I am trying this module to get rid of scripts, and it is not doing so. The tags are gone, but the script text remains. I have set it to run first. Yes, I edited the node and yes, I cleared cache.
| Comment | File | Size | Author |
|---|---|---|---|
| #8 | forrester_filter.zip | 1016 bytes | nancydru |
Comments
Comment #1
danepowell commentedHi NancyDru
Can you please post the raw input you are having problems filtering as a text file?
FYI, this module only acts on style tags at the moment, because those are the only ones I've had problems with, but I'd be happy to expand it to include script tags as well if it's not too difficult.
Also note that this module doesn't "get rid" of anything on its own - it simply HTML-comments-out offending sections of code, which can then be stripped by the core HTML filter.
Comment #2
nancydruAh, so it doesn't take care of
<script>tags, or the many crappy things Word does (like<o:p>or”)? If that's the case, it doesn't help me at all. I really want all that Word stuff gone.Comment #3
danepowell commentedAs I mentioned- no, because I have yet to see them in Office-generated content. However if you are having problems with them send me a copy of your raw input so I can take a crack at adding support for them.
Those should be taken care of using other filters such as the core HTML filter, by either whitelisting other tags or blacklisting and stripping the offending ones. If that's not working for you (i.e. the core HTML filter is broken in yet another way...) let me know.

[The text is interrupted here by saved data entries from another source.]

struct SpmmFeatureGemmFn : public torch::autograd::Function<SpmmFeatureGemmFn> {
  static Tensor forward(AutogradContext* ctx, const Tensor& X, const Tensor& W, const Tensor& rowptr,
                        const Tensor& col, const Tensor& val, const OptTensor& t_rowptr, const OptTensor& t_col,
                        const OptTensor& t_val, int64_t N, double avg, int64_t act, int64_t grid_reserve,
                        const OptTensor& g_rows, const OptTensor& g_chunks, const OptTensor& t_g_rows,
                        const OptTensor& t_g_chunks, bool need_x, bool need_w) {
    at::AutoDispatchBelowADInplaceOrView guard;
    auto [Y, AX, pre] = spmm_gemm(rowptr, col, val, X, N, W, false, act, need_w, need_x || need_w, grid_reserve, avg, g_rows, g_chunks);
    const bool tg = need_x && t_g_rows.has_value() && t_g_chunks.has_value();
    fused_save(ctx, "spmm_feature_gemm", W, AX, pre, t_rowptr, t_col, t_val, need_x,
               {tg ? *t_g_rows : none_like(X), tg ? *t_g_chunks : none_like(X)}, N, avg, act, grid_reserve);
    return Y;
  }
  static variable_list backward(AutogradContext* ctx, variable_list grads) {
    at::AutoDispatchBelowADInplaceOrView guard;
    auto sv = ctx->get_saved_variables();
    const Tensor &W = sv[0], &AX = sv[1], &pre = sv[2];
    const int64_t act = ctx->saved_data["act"].toInt();
    Tensor dY = grads[0].contiguous();
    if (act != TMGCN_ACT_NONE) dY = act_bwd(pre, dY, act);
    Tensor dX, dW;
    if (ctx->needs_input_grad(0)) {
      const bool tg = sv[6].numel() > 0;
      dX = fused_dx_f32(ctx, sv, dY, tg ? OptTensor(sv[6]) : OptTensor(), tg ? OptTensor(sv[7]) : OptTensor());
    }
    if (ctx->needs_input_grad(1)) dW = bgemm_dW(AX, dY, W.dim() == 3, TMGCN_DW_AUTO);
    variable_list out(18);
    out[0] = dX;
    out[1] = dW;
    return out;
  }
};

struct SpmmFeatureGemmBf16Fn : public torch::autograd::Function<SpmmFeatureGemmBf16Fn> {
  static Tensor forward(AutogradContext* ctx, const Tensor& X, const Tensor& W, const Tensor& rowptr, const Tensor& col,
                        const Tensor& val, const OptTensor& t_rowptr, const OptTensor& t_col, const OptTensor& t_val, int64_t N,
                        double avg, int64_t act, bool y_bf16, int64_t grid_reserve, bool need_x, bool need_w) {
    at::AutoDispatchBelowADInplaceOrView guard;
    auto [Y, AX, pre] = spmm_gemm_bf16(rowptr, col, val, X, N, W, false, act, need_w, need_x || need_w, y_bf16, grid_reserve, avg);
    fused_save(ctx, "spmm_feature_gemm_bf16", W, AX, pre, t_rowptr, t_col, t_val, need_x, {}, N, avg, act, grid_reserve);
    return Y;
  }
  static variable_list backward(AutogradContext* ctx, variable_list grads) {
    at::AutoDispatchBelowADInplaceOrView guard;
    auto sv = ctx->get_saved_variables();
    const Tensor &W = sv[0], &AX = sv[1], &pre = sv[2];
    const int64_t N = ctx->saved_data["N"].toInt(), act = ctx->saved_data["act"].toInt();
    const double avg = ctx->saved_data["avg"].toDouble();
    Tensor dY = grads[0].contiguous(), dYb;
    if (dY.scalar_type() == at::kBFloat16) {
      if (act == TMGCN_ACT_NONE) dYb = dY;
      dY = cast_multi({dY}, false)[0];
    }
    if (act != TMGCN_ACT_NONE) dY = act_bwd(pre, dY, act);
    Tensor dX, dW;
    if (ctx->needs_input_grad(0)) {
      if (spmm_gemm_bf16_supported(dY.size(-1), W.size(-2))) {
        if (!dYb.defined()) dYb = cast_multi({dY}, true)[0];
        dX = std::get<0>(spmm_gemm_bf16(sv[3], sv[4], sv[5], dYb, N, W, true, TMGCN_ACT_NONE, false, false, true,
                                        ctx->saved_data["reserve"].toInt(), avg));
      } else {
        dX = cast_multi({fused_dx_f32(ctx, sv, dY, OptTensor(), OptTensor())}, true)[0];
      }
    }
    if (ctx->needs_input_grad(1)) dW = bgemm_dW(AX, dY, W.dim() == 3, TMGCN_DW_AUTO);
    variable_list out(15);
    out[0] = dX;
    out[1] = dW;
    return out;
  }
};

struct EdgeHeadFn : public torch::autograd::Function<EdgeHeadFn> {
  static Tensor forward(AutogradContext* ctx, const Tensor& Z, const Tensor& U, const Tensor& src, const Tensor& dst,
                        const OptTensor& eptr, const OptTensor& eidx, bool need) {
    at::AutoDispatchBelowADInplaceOrView guard;
    Tensor Z2 = Z.contiguous().reshape({-1, Z.size(-1)});
    if (need) {
      TORCH_CHECK(eptr.has_value() && eidx.has_value(), "edge_head: gradients needed but no inverted edge index passed");
      ctx->save_for_backward({Z2, U, src, dst, *eptr, *eidx});
    }
    ctx->saved_data["zshape"] = Z.sizes().vec();
    return edge_head_fwd(Z2, src, dst, U);
  }
  static variable_list backward(AutogradContext* ctx, variable_list grads) {
    at::AutoDispatchBelowADInplaceOrView guard;
    auto sv = ctx->get_saved_variables();
    const bool nz = ctx->needs_input_grad(0), nu = ctx->needs_input_grad(1);
    auto [dZ, dU] = edge_head_bwd(sv[0], sv[2], sv[3], sv[1], grads[0].contiguous(), sv[4], sv[5], nz, nu);
    Tensor gz = nz ? dZ.reshape(ctx->saved_data["zshape"].toIntVector()) : Tensor();
    return {gz, nu ? dU : Tensor(), Tensor(), Tensor(), Tensor(), Tensor(), Tensor()};
  }
};

static std::mutex g_unit_mutex;
static std::vector<Tensor> g_unit_grad(64);
Tensor unit_gradient(const Tensor& like) {
  TORCH_CHECK(like.is_cuda(), "unit_gradient: a ROCm tensor names the device");
  const int dev = like.device().index();
  std::lock_guard<std::mutex> lock(g_unit_mutex);
  TORCH_CHECK(dev >= 0 && dev < (int)g_unit_grad.size(), "unit_gradient: device index out of range");
  if (!g_unit_grad[dev].defined()) g_unit_grad[dev] = at::ones({}, like.options().dtype(at::kFloat));
  return g_unit_grad[dev];
}
static bool is_unit_gradient(const Tensor& g) {
  if (!g.defined() || !g.is_cuda()) return false;
  const int dev = g.device().index();
  std::lock_guard<std::mutex> lock(g_unit_mutex);
  return dev >= 0 && dev < (int)g_unit_grad.size() && g_unit_grad[dev].defined() && g.numel() == 1 &&
         g.const_data_ptr() == g_unit_grad[dev].const_data_ptr();
}

struct HeadLossFn : public torch::autograd::Function<HeadLossFn> {
  static variable_list forward(AutogradContext* ctx, const Tensor& Z, const OptTensor& W_fold, const Tensor& U,
                               const Tensor& eptr, const Tensor& arow, const Tensor& ent, const Tensor& other,
                               const Tensor& meta, const Tensor& counts, const Tensor& weight, const Tensor& sync,
                               bool want_logits, bool need, bool unit_grad, const OptTensor& srow, int64_t n_parts) {
    at::AutoDispatchBelowADInplaceOrView guard;
    const bool fold = W_fold.has_value() && W_fold->defined();
    Tensor Z2 = Z.contiguous().reshape({-1, Z.size(-1)});
    const int64_t R = Z2.size(0), F = fold ? W_fold->size(1) : Z2.size(1), E = ent.numel() / 2;
    const bool deferred = need && !fold && !unit_grad && R * F * 8 > E * 10;
    auto [loss, logits, dZ, dU] = head_loss_fwd(Z2, W_fold, U, eptr, arow, ent, other, meta, counts, weight, sync, OptTensor(),
                                                need && !deferred, want_logits, true, srow, n_parts);
    if (need && deferred)
      ctx->save_for_backward({Z2, U, eptr, arow, ent, other, meta, counts, weight, sync,
                              (srow.has_value() && srow->defined()) ? *srow : none_like(Z2)});
    else if (need)
      ctx->save_for_backward({dZ, dU});
    ctx->saved_data["n_parts"] = n_parts;
    ctx->saved_data["zshape"] = Z.sizes().vec();
    ctx->saved_data["fold"] = fold;
    ctx->saved_data["deferred"] = deferred;
    ctx->mark_non_differentiable({logits});
    return {loss, logits};
  }
  static variable_list backward(AutogradContext* ctx, variable_list grads) {
    at::AutoDispatchBelowADInplaceOrView guard;
    auto sv = ctx->get_saved_variables();
    const bool fold = ctx->saved_data["fold"].toBool(), deferred = ctx->saved_data["deferred"].toBool();
    Tensor g = grads[0].contiguous().to(at::kFloat);
    Tensor gz, gu;
    if (deferred) {
      TORCH_CHECK(sv.size() == 11, "head_loss: backward through a call made without gradients");
      auto out = head_loss_fwd(sv[0], OptTensor(), sv[1], sv[2], sv[3], sv[4], sv[5], sv[6], sv[7], sv[8], sv[9], g, true, false,
                               false, sv[10].numel() ? OptTensor(sv[10]) : OptTensor(), ctx->saved_data["n_parts"].toInt());
      gz = std::get<2>(out);
      gu = std::get<3>(out);
    } else {
      TORCH_CHECK(sv.size() == 2, "head_loss: backward through a call made without gradients");
      if (is_unit_gradient(grads[0])) {
        gz = sv[0];
        gu = sv[1];
      } else {
        std::tie(gz, gu) = scale2(g, sv[0], sv[1]);
      }
    }
    variable_list out(16);
    if (fold) out[1] = gz; else out[0] = gz.reshape(ctx->saved_data["zshape"].toIntVector());
    out[2] = gu;
    return out;
  }
};

struct Layer12Fn : public torch::autograd::Function<Layer12Fn> {
  static Tensor forward(AutogradContext* ctx, const Tensor& H, const Tensor& W1, const Tensor& W2, const Tensor& rowptr,
                        const Tensor& col, const Tensor& val, const OptTensor& t_rowptr, const OptTensor& t_col,
                        const OptTensor& t_val, int64_t N, double avg, int64_t act1, int64_t act2, const OptTensor& blk,
                        const OptTensor& t_blk, bool need1, bool need2) {
    at::AutoDispatchBelowADInplaceOrView guard;
    want(H, "layer12 H");
    for (const OptTensor* b : {&blk, &t_blk})
      TORCH_CHECK(!b->has_value() || ((*b)->is_cuda() && (*b)->scalar_type() == at::kLong && (*b)->is_contiguous() && (*b)->dim() == 2 &&
                                      (*b)->size(1) == 2 && (*b)->size(0) >= 1),
                  "layer12: a row-block partition is a contiguous int64 [n, 2] tensor of (first row, rows) pairs on the device");
    want(W1, "layer12 W1");
    want(W2, "layer12 W2");
    check_csr(rowptr, col, val, H, N, "layer12");
    TORCH_CHECK(W1.dim() == 2 && W2.dim() == 2 && W1.size(0) == H.size(2) && W2.size(0) == W1.size(1), "layer12: W1 ",
// ... 128 lines not shown
      for (int64_t d : shape) n *= d;
      Tensor v = dP.narrow(0, off, n).view(shape);
      off += n;
      return v;
    };
    out.push_back(take(ctx->saved_data["p_shape"].toIntVector()));
    for (int64_t i = 0; i < n_gates; ++i) out.push_back(take(ctx->saved_data["g" + std::to_string(i)].toIntVector()));
    out.push_back(dW0);
    const int64_t n_rows = ctx->saved_data["n_rows"].toInt();
    for (int64_t i = 0; i < n_rows + 5; ++i) out.push_back(Tensor());
    return out;
  }
};

struct ActivationFn : public torch::autograd::Function<ActivationFn> {
  static Tensor forward(AutogradContext* ctx, const Tensor& x, int64_t act) {
    at::AutoDispatchBelowADInplaceOrView guard;
    ctx->save_for_backward({x});
    ctx->saved_data["act"] = act;
    return act_fwd(x, act);
  }
  static variable_list backward(AutogradContext* ctx, variable_list grads) {
    at::AutoDispatchBelowADInplaceOrView guard;
    return {act_bwd(ctx->get_saved_variables()[0], grads[0].contiguous(), ctx->saved_data["act"].toInt()), Tensor()};
  }
};

struct WeightedCeFn : public torch::autograd::Function<WeightedCeFn> {
  static Tensor forward(AutogradContext* ctx, const Tensor& logits, const Tensor& target, const Tensor& weight,
                        int64_t ignore_index) {
    at::AutoDispatchBelowADInplaceOrView guard;
    auto [loss, stats] = wce_fwd(logits, target, weight, ignore_index);
    ctx->save_for_backward({logits, target, weight, stats});
    ctx->saved_data["ign"] = ignore_index;
    return loss;
  }
  static variable_list backward(AutogradContext* ctx, variable_list grads) {
    at::AutoDispatchBelowADInplaceOrView guard;
    auto sv = ctx->get_saved_variables();
    Tensor g = grads[0].contiguous().to(at::kFloat);
    return {wce_bwd(sv[0], sv[1], sv[2], sv[3], g, ctx->saved_data["ign"].toInt()), Tensor(), Tensor(), Tensor()};
  }
};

I'm beginning to think this this module was poorly named - it is not a turnkey solution for killing Office HTML gunk, it is simply meant to hide the content contained within header tags (
style,script,meta, etc...), thus filling a gaping hole left by Drupal's core html filter (see #447684: HTML Filter does not strip text between 'style' and 'script' elements). In combination with that filter (or others), it is very easy to hide Office-generated gunk in a very general way. Perhaps I will update the description page to highlight that fact.FWIW, if a turnkey solution is what you are looking for, I don't think such a module would be practical or represent best practice, as we'd constantly be chasing new variants of HTML crud as they are introduced by Microsoft, not to mention that on any production site, whitelisting (supported by the core HTML filter) should always be used over blacklisting.
Comment #4
danepowell commentedComment #5
danepowell commentedComment #6
nancydruAs far as I'm concerned you can close this. I have abandoned this module and created my own.
Comment #7
danepowell commentedI hope I have not generated any antipathy here- I'd be interested to know more about the module you created and discuss if it would be beneficial to the Drupal community for us to work together on this, or if we are really trying to fill different niches.
Comment #8
nancydruNo, I just didn't understand this module before. I had hoped someone had already dealt with the crap I get when people copy and paste from Word and then add scripts. Here's what I have.
Comment #9
danepowell commentedOkay, I think we should work together on this and incorporate the features you've added into this module, if that's alright with you. A few thoughts:
1) Your module deals with script tags as well as style tags. Awesome. I'd like to get rid of xml tags as well, to deal with #735496: Filter XML tags.
2) You take a much more direct approach, by stripping the tags and contents altogether instead of commenting them out. I like that, it's probably easier and has less overhead than relying on a second filter to strip the content.
3) You also decode a bunch of HTML entities that aren't "law-abiding", but they all look legitimate to me, and I can only imagine them causing trouble if you're trying to view something in plain text. But it seems like in that case you should enable a "plain text" filter to decode all HTML entities. What are your thoughts on this?
Comment #10
nancydruActually, the biggest problem with the entities is that when they get into a title, Drupal can go bonkers and include only part of the title or even none at all. So the other module that calls check_markup also uses that filter on the title.
Beyond that, maybe all browsers can handle them now, but that has not always been the case, nor do I know what other languages do with them.
My users don't save their content as HTML from Word and then paste the whole thing in, as it looks in that other issue. They are just copying the text straight from Word and pasting that. Then they add some scripts, mostly Google Analytics tracking. But allowing any scripts is a security nightmare, hence my desire to get rid of them.
There might be faster ways to scan the content. I would think that the technique I use would work with XML as well.
$text = preg_replace('/<xml.*?<\/xml>/xmsi', '', $text);I don't care for the commenting technique because I have sites that I have developed where many of the users are still using dial-up, so I don't send any more text than I have to.
Feel free to use any of my code. My module that calls the filter is easily reconfigurable, so I can test the result when it's ready.
Comment #11
danepowell commentedOkay, check out the latest dev release (should roll in the next 12 hours). It uses your style/script/xml tag and HTML entity filters. Let me know if you have any more suggestions. If there's no complaints I'll roll 6.x-1.1.
Comment #12
nancydruIt will take me a bit to test again as I uninstalled it. We also just had a big installation on my customer's site that is probably going to have some fixing to do in a few hours.